_ASSIGNMENT_. Could you restate word for word every line of the records below, from the first one to the one holding "Pyr3Geom g, float*"?

_SUPPLIED ENTRIES_.
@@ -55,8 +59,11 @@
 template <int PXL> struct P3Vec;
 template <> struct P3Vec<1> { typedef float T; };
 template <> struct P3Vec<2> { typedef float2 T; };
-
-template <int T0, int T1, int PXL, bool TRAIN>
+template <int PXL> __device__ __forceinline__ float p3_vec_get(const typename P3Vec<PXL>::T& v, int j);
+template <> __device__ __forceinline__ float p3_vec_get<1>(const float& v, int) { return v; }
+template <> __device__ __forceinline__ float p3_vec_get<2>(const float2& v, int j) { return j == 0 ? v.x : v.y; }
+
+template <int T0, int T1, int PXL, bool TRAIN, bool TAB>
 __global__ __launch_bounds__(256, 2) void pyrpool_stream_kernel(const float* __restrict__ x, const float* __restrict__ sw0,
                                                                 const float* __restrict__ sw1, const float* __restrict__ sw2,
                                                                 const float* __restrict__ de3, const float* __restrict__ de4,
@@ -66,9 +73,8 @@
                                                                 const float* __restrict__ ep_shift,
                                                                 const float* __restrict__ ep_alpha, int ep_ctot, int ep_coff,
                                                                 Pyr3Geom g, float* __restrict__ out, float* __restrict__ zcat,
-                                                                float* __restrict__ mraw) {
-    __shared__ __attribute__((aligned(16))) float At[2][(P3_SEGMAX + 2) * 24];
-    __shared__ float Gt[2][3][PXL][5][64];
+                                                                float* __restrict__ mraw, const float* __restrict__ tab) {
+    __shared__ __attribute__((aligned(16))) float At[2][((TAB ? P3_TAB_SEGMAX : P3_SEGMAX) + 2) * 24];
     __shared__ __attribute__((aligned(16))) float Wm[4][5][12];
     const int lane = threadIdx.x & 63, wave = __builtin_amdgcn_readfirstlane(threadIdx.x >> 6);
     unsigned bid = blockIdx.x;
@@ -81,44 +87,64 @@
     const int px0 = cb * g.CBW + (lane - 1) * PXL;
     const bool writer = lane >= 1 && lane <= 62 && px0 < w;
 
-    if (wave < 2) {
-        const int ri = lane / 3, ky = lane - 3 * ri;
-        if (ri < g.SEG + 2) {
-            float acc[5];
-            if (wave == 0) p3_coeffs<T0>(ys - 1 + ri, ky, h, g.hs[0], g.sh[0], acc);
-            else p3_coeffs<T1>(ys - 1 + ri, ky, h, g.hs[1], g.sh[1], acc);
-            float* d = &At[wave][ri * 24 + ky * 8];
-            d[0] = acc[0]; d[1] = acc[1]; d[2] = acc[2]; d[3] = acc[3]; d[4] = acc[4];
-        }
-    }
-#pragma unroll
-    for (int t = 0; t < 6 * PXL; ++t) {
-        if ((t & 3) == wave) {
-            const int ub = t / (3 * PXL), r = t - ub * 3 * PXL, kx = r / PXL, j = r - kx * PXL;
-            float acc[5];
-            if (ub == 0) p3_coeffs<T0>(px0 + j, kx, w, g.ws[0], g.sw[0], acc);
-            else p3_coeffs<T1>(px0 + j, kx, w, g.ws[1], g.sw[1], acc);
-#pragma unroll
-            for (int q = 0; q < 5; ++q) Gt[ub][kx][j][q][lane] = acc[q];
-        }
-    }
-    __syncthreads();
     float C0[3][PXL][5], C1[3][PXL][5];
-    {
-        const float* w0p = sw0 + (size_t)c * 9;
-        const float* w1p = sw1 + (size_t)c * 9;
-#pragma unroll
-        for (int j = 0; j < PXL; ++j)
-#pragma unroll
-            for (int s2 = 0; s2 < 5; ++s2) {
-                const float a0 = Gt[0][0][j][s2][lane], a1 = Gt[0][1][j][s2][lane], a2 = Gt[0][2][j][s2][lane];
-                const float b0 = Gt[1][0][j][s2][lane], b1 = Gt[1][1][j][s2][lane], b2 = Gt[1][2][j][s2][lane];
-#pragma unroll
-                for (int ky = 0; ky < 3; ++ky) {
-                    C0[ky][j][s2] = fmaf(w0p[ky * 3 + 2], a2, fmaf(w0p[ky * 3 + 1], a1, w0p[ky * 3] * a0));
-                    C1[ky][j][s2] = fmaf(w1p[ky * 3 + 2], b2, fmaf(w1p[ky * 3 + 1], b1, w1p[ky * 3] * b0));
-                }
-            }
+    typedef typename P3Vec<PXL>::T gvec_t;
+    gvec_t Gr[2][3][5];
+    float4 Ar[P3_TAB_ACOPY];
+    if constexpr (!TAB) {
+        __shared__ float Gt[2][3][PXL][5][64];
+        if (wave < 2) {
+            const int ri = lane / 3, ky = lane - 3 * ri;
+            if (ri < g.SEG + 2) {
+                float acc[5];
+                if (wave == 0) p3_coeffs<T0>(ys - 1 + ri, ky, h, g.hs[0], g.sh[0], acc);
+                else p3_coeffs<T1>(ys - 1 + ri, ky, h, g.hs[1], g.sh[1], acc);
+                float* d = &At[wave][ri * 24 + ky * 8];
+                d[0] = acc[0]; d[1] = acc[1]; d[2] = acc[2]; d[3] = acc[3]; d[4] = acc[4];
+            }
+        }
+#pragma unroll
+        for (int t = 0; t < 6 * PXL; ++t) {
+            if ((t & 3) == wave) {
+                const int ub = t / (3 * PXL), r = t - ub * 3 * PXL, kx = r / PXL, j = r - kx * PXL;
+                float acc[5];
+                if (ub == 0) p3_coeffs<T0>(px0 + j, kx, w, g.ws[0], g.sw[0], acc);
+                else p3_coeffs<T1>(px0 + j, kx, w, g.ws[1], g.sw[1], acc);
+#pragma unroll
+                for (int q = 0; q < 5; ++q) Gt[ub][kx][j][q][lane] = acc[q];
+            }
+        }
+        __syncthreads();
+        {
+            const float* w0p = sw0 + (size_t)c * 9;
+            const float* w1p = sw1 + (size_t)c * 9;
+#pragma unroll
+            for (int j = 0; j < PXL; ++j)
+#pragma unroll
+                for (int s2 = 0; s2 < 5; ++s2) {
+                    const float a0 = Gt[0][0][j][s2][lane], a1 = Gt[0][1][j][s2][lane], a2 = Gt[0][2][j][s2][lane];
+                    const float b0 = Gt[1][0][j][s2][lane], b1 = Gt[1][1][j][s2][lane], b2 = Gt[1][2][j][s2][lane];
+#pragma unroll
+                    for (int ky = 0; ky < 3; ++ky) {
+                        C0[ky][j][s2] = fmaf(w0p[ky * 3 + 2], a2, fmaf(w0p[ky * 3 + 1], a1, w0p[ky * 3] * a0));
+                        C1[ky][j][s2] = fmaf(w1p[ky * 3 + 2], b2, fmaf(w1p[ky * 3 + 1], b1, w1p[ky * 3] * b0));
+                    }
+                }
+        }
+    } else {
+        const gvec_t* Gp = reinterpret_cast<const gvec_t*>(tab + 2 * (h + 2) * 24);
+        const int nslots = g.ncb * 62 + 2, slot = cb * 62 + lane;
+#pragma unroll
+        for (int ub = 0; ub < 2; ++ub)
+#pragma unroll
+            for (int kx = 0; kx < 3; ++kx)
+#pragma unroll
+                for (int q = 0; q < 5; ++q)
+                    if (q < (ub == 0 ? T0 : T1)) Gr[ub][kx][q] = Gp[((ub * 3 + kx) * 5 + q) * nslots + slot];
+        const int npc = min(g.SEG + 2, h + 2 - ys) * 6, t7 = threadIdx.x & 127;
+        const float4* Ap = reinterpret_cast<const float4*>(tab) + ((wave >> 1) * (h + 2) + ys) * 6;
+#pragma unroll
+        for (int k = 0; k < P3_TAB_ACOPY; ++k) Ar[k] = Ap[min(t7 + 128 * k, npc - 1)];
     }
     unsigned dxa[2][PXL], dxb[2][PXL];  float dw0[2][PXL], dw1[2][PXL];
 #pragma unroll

_COMPLETED TASK_.
@@ -55,8 +59,11 @@
 template <int PXL> struct P3Vec;
 template <> struct P3Vec<1> { typedef float T; };
 template <> struct P3Vec<2> { typedef float2 T; };
-
-template <int T0, int T1, int PXL, bool TRAIN>
+template <int PXL> __device__ __forceinline__ float p3_vec_get(const typename P3Vec<PXL>::T& v, int j);
+template <> __device__ __forceinline__ float p3_vec_get<1>(const float& v, int) { return v; }
+template <> __device__ __forceinline__ float p3_vec_get<2>(const float2& v, int j) { return j == 0 ? v.x : v.y; }
+
+template <int T0, int T1, int PXL, bool TRAIN, bool TAB>
 __global__ __launch_bounds__(256, 2) void pyrpool_stream_kernel(const float* __restrict__ x, const float* __restrict__ sw0,
                                                                 const float* __restrict__ sw1, const float* __restrict__ sw2,
                                                                 const float* __restrict__ de3, const float* __restrict__ de4,
@@ -66,9 +73,8 @@
                                                                 const float* __restrict__ ep_shift,
                                                                 const float* __restrict__ ep_alpha, int ep_ctot, int ep_coff,
                                                                 Pyr3Geom g, float* __restrict__ out, float* __restrict__ zcat,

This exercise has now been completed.